[[ Input material open ]]
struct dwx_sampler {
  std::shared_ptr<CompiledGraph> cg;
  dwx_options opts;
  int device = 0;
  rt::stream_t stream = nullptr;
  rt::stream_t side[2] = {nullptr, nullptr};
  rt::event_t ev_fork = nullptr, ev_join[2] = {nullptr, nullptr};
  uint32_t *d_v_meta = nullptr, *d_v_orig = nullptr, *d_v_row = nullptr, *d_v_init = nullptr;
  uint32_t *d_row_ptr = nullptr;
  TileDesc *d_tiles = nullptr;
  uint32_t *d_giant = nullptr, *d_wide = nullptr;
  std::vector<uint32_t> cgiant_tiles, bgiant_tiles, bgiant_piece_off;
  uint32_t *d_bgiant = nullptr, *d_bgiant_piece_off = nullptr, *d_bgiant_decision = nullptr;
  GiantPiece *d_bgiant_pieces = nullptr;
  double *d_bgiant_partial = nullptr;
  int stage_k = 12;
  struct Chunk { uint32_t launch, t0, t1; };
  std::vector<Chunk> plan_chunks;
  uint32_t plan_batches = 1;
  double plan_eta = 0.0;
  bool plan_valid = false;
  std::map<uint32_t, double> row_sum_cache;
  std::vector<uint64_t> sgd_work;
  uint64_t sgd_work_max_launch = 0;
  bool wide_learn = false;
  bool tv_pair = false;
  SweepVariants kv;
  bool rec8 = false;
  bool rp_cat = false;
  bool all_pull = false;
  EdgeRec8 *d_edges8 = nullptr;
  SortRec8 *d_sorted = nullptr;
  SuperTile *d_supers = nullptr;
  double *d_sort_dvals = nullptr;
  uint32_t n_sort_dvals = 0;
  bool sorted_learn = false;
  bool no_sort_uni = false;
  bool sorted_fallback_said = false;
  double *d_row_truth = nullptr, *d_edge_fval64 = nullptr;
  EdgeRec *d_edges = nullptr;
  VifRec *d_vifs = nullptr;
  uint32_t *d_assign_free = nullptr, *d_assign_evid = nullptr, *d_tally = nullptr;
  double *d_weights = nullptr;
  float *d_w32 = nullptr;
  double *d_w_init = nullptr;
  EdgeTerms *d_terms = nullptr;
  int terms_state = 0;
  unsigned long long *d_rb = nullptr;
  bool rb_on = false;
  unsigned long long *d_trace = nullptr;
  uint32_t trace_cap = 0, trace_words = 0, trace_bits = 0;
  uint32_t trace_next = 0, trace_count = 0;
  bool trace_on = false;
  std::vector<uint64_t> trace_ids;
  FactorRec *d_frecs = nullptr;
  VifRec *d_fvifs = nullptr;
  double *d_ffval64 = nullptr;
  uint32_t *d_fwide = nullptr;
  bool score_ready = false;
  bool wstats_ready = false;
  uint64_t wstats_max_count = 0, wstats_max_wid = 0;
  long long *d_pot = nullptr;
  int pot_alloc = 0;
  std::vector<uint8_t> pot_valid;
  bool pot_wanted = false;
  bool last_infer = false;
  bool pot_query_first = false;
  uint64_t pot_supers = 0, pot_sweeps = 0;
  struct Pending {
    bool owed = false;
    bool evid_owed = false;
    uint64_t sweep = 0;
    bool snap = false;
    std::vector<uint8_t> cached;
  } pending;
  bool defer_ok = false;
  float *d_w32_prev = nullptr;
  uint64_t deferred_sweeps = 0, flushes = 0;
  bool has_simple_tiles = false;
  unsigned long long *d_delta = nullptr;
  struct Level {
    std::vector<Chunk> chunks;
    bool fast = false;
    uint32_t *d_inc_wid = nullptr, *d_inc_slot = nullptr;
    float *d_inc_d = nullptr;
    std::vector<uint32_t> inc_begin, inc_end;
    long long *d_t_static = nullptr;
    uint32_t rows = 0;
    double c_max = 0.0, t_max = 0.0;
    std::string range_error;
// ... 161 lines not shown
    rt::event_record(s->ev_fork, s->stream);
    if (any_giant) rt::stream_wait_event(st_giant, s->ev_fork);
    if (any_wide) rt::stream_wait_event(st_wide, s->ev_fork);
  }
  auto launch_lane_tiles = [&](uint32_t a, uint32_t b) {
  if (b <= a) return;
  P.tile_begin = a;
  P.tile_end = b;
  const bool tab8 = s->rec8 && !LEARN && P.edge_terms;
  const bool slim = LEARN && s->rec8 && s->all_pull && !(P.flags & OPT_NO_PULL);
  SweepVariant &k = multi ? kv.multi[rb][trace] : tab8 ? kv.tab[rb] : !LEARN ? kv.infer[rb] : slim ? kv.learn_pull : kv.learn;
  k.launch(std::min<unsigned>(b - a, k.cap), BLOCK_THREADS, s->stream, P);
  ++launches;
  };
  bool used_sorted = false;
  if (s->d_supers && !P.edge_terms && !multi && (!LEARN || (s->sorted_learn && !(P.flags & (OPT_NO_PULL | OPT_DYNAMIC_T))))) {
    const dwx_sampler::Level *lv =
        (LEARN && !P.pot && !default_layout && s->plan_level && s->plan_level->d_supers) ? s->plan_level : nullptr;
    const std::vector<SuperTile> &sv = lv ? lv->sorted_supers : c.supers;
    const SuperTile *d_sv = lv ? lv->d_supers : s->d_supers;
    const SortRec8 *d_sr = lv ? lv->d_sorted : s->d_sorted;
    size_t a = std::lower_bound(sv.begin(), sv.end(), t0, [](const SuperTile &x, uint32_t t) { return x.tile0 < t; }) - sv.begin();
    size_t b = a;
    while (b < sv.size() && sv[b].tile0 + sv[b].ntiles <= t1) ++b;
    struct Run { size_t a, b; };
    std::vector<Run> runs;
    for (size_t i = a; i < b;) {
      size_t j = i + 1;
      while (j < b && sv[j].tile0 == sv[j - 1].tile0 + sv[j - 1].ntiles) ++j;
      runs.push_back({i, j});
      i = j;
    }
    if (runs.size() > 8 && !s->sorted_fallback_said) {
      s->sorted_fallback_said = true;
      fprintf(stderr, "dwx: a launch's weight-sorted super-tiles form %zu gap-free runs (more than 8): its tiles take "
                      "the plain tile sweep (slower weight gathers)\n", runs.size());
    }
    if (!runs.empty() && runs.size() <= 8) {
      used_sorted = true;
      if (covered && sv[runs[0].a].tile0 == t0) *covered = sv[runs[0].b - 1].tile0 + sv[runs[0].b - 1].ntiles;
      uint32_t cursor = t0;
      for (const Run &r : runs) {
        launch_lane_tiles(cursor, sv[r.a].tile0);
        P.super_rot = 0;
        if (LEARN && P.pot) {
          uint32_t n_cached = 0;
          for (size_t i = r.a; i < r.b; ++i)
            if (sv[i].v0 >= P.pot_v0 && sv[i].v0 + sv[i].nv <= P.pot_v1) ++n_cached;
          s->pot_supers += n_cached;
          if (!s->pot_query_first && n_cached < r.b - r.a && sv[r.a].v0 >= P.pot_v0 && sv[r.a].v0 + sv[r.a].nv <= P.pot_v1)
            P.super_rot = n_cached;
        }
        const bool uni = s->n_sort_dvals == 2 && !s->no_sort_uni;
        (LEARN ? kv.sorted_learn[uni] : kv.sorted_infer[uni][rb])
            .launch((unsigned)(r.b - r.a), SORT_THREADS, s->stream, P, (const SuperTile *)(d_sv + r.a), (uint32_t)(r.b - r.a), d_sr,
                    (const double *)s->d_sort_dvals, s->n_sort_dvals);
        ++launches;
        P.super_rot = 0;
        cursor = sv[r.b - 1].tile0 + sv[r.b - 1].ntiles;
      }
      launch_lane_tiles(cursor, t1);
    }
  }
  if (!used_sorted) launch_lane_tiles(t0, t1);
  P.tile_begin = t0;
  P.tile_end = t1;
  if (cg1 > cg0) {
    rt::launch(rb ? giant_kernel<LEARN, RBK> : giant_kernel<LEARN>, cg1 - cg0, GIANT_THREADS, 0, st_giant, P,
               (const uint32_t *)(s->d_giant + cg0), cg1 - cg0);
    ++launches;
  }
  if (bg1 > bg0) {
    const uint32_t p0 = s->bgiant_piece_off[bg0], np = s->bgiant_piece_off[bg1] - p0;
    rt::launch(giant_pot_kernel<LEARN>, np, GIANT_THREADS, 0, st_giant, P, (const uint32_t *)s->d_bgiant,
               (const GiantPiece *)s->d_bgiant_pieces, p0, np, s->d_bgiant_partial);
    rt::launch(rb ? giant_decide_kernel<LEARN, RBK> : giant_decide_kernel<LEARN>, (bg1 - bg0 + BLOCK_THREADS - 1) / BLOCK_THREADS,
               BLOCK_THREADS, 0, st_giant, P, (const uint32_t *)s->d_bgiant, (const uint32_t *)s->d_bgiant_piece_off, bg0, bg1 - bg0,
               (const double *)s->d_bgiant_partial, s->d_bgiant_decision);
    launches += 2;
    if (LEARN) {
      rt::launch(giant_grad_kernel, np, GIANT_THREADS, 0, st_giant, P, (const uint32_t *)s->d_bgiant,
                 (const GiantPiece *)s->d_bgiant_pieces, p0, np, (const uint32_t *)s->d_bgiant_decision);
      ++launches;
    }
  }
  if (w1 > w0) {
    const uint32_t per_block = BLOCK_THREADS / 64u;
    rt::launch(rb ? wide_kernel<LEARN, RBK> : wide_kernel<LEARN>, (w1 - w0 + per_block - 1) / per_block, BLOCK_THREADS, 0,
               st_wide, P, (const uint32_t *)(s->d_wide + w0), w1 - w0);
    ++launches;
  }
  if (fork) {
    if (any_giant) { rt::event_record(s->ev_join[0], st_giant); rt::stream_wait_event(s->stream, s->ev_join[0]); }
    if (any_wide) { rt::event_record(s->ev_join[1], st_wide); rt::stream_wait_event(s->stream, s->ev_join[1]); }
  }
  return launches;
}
[[ Input material closed ]]
[[ Input material open ]]
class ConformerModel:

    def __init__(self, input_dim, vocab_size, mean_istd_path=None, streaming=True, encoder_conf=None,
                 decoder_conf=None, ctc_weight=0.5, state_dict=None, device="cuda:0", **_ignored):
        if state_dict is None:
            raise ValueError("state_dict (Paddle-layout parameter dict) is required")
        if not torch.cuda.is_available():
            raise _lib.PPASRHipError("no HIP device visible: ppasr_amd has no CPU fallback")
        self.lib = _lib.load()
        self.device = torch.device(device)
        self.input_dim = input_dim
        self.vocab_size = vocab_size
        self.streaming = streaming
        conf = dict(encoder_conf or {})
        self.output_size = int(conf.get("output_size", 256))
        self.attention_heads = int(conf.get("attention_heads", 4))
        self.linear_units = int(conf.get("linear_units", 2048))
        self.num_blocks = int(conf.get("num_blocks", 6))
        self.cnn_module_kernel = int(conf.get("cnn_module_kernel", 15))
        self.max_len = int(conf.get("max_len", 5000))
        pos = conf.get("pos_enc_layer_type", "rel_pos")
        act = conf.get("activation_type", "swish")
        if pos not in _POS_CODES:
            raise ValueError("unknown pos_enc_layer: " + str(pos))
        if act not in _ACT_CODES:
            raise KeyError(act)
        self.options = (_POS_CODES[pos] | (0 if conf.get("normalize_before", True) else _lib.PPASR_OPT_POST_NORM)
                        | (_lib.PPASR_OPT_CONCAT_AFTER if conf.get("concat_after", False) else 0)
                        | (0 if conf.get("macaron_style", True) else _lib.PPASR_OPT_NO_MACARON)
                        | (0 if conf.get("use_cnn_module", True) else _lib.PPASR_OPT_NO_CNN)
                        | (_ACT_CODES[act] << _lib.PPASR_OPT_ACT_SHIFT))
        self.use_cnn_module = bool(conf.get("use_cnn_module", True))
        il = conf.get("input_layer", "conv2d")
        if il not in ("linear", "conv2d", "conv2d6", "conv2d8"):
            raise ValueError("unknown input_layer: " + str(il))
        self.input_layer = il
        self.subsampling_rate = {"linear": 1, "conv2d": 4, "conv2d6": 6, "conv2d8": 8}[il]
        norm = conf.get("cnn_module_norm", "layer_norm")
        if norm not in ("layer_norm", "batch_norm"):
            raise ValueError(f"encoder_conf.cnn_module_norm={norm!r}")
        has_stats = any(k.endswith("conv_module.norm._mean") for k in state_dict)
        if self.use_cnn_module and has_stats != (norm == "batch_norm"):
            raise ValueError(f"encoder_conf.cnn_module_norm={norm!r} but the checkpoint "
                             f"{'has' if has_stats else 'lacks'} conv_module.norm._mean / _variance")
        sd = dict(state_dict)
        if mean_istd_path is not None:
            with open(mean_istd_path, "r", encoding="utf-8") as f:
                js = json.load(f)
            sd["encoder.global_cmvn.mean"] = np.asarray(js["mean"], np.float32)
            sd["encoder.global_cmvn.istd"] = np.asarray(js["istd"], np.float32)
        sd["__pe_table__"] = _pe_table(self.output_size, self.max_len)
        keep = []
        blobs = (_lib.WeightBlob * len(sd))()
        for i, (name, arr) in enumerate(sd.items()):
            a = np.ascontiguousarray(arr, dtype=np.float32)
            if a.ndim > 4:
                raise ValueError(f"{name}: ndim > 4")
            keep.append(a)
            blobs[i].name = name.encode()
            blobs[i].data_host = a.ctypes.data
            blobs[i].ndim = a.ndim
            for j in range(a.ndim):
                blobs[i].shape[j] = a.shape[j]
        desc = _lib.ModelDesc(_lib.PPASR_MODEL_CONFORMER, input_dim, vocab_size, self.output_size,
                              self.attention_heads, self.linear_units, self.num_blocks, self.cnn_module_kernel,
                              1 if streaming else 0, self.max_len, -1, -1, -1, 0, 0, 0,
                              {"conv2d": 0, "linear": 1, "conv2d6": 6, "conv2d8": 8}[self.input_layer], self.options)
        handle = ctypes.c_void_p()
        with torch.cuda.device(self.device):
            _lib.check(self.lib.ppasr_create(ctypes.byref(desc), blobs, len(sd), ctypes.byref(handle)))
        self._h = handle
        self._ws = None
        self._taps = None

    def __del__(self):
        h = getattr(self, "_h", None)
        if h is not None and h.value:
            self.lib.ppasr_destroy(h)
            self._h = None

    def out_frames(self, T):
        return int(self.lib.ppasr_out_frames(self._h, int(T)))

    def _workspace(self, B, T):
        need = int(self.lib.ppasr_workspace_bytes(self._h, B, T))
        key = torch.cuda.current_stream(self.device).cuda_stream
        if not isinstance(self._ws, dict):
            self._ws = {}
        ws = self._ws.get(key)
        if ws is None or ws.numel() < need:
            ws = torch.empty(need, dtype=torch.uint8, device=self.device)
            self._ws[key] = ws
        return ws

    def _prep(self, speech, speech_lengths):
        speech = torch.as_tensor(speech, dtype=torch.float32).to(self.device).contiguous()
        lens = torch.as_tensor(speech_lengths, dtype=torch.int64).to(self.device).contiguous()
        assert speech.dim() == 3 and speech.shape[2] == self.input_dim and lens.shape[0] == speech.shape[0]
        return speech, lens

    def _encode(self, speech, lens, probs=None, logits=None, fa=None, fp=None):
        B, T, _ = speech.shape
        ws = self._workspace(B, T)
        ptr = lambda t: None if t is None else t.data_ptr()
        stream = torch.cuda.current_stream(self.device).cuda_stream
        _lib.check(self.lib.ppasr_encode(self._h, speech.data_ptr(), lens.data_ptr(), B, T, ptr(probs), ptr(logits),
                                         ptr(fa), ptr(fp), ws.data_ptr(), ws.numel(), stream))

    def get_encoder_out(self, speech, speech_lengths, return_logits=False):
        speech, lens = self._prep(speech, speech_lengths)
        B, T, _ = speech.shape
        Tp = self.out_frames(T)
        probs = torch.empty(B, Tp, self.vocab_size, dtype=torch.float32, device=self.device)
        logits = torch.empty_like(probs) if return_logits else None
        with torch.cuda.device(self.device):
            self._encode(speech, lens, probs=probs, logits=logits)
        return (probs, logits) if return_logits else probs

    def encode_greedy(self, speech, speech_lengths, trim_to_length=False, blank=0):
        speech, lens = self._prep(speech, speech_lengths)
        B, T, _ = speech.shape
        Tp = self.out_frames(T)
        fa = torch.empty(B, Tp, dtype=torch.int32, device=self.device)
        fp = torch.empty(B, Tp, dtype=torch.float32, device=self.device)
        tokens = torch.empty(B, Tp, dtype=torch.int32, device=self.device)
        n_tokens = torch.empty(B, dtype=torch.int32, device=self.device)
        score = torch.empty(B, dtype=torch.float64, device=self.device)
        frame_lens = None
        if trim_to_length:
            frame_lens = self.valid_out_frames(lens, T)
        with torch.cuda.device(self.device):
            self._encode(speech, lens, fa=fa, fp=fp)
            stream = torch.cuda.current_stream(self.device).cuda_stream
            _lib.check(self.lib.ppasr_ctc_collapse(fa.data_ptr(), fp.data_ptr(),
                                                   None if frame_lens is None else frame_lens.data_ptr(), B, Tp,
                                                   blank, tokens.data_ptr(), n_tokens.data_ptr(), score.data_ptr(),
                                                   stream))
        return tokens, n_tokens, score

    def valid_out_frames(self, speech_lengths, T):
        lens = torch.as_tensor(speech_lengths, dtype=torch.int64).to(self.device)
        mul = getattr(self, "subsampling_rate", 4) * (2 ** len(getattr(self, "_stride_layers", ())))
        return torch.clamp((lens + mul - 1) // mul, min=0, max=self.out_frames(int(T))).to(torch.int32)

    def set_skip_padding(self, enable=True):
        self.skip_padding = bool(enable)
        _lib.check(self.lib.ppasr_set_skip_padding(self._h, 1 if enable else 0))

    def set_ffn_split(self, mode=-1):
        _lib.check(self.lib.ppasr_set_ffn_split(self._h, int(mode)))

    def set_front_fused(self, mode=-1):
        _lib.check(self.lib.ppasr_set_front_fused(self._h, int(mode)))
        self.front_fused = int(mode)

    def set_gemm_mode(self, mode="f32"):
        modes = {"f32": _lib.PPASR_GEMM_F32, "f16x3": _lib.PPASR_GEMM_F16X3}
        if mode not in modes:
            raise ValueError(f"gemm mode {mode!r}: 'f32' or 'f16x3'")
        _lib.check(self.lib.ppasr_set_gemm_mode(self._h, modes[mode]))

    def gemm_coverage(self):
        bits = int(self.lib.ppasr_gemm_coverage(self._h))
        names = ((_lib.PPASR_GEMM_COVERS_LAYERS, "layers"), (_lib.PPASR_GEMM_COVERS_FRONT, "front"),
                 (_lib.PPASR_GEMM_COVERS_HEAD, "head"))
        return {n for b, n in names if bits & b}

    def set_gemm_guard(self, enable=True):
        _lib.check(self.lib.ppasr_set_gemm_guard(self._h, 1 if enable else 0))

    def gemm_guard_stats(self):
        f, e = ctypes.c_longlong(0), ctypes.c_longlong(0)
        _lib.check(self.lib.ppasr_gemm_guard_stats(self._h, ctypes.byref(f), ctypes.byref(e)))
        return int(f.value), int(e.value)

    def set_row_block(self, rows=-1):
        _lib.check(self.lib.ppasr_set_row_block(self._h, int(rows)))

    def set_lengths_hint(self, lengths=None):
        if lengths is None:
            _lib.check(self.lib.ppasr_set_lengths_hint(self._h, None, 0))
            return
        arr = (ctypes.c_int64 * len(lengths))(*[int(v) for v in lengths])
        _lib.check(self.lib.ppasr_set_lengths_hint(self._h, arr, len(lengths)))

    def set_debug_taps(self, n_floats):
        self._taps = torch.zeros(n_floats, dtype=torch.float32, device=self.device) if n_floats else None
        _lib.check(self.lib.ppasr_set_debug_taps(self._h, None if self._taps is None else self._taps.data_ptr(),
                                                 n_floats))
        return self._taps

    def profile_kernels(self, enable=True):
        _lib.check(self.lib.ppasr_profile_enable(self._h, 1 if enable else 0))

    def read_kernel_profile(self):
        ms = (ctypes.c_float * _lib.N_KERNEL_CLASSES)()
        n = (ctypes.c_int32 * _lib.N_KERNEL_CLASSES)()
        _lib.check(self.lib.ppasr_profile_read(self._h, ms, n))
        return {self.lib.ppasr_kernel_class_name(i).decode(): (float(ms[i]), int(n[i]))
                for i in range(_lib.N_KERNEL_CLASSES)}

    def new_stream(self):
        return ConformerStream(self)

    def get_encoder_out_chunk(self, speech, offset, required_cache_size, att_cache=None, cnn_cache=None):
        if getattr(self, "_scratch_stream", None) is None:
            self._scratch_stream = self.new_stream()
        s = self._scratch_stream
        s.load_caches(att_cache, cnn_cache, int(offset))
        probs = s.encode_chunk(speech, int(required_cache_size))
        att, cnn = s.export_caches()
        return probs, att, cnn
[[ Input material closed ]]
[[ Input material open ]]
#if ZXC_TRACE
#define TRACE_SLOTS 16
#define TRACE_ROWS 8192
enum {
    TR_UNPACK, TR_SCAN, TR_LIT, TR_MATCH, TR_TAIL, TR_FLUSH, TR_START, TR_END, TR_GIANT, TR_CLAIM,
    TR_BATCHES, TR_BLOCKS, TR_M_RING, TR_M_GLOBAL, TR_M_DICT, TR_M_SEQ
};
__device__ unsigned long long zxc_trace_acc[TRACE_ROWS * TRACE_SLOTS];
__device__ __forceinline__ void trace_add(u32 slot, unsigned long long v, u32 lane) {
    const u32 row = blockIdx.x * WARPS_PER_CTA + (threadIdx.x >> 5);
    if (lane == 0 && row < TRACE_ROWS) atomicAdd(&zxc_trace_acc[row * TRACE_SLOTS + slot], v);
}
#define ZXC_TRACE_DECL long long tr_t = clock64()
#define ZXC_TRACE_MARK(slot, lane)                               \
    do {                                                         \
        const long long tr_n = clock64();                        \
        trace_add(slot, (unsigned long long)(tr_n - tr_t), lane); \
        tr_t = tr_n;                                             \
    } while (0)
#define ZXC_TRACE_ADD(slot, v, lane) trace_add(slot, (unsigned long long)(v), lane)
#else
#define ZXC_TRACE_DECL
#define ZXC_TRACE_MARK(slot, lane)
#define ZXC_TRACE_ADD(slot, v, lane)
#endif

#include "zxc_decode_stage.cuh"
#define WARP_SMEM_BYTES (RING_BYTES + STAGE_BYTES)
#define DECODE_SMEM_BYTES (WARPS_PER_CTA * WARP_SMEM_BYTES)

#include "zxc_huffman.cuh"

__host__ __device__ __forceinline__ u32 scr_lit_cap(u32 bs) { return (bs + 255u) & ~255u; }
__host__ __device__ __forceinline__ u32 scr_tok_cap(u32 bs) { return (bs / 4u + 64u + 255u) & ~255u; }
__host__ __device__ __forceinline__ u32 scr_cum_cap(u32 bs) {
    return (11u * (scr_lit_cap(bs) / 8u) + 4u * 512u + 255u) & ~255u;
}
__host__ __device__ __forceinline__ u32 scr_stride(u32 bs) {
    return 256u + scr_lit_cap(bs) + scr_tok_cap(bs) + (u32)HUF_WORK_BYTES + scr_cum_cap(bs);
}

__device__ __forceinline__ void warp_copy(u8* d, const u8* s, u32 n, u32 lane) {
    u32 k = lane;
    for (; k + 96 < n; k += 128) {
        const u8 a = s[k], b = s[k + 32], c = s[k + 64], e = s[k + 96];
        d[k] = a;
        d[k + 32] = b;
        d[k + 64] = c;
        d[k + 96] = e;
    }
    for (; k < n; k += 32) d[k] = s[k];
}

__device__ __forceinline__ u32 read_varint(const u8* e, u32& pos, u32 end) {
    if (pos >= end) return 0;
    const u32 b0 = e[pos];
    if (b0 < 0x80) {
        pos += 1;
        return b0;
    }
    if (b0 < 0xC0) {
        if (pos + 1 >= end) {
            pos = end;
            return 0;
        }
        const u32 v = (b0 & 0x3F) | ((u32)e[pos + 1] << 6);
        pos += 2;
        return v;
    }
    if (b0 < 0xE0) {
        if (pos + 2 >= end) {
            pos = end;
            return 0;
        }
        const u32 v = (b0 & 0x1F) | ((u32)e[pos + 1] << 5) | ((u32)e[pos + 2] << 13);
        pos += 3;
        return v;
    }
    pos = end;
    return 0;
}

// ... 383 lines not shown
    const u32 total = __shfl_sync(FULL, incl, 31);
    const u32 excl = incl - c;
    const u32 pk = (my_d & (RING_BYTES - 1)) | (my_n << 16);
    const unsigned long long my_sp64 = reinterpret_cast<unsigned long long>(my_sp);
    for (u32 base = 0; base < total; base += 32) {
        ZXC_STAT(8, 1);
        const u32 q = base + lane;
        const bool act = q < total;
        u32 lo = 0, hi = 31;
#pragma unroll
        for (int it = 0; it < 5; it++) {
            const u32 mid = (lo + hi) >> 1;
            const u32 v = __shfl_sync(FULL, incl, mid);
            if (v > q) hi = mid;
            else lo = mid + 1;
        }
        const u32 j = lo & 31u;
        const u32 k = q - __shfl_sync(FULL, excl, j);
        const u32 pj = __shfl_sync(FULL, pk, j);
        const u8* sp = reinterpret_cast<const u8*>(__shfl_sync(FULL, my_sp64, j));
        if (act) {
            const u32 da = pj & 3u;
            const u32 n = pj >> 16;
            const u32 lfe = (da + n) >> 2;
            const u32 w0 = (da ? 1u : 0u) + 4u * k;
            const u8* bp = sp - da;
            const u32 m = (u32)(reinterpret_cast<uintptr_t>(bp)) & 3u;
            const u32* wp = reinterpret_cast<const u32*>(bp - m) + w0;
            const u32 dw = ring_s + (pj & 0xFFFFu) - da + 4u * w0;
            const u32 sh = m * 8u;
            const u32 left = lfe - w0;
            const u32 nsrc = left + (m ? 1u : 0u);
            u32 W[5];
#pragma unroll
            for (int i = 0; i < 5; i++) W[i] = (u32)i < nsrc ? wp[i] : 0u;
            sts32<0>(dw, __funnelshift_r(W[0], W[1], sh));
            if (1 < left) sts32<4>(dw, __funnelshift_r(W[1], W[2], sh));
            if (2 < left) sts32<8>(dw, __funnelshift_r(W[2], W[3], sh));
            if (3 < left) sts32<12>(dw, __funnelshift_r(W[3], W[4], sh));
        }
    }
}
[[ Input material closed ]]
Could you copy every line from the records that has "unknown" in it?

            raise ValueError("unknown pos_enc_layer: " + str(pos))
            raise ValueError("unknown input_layer: " + str(il))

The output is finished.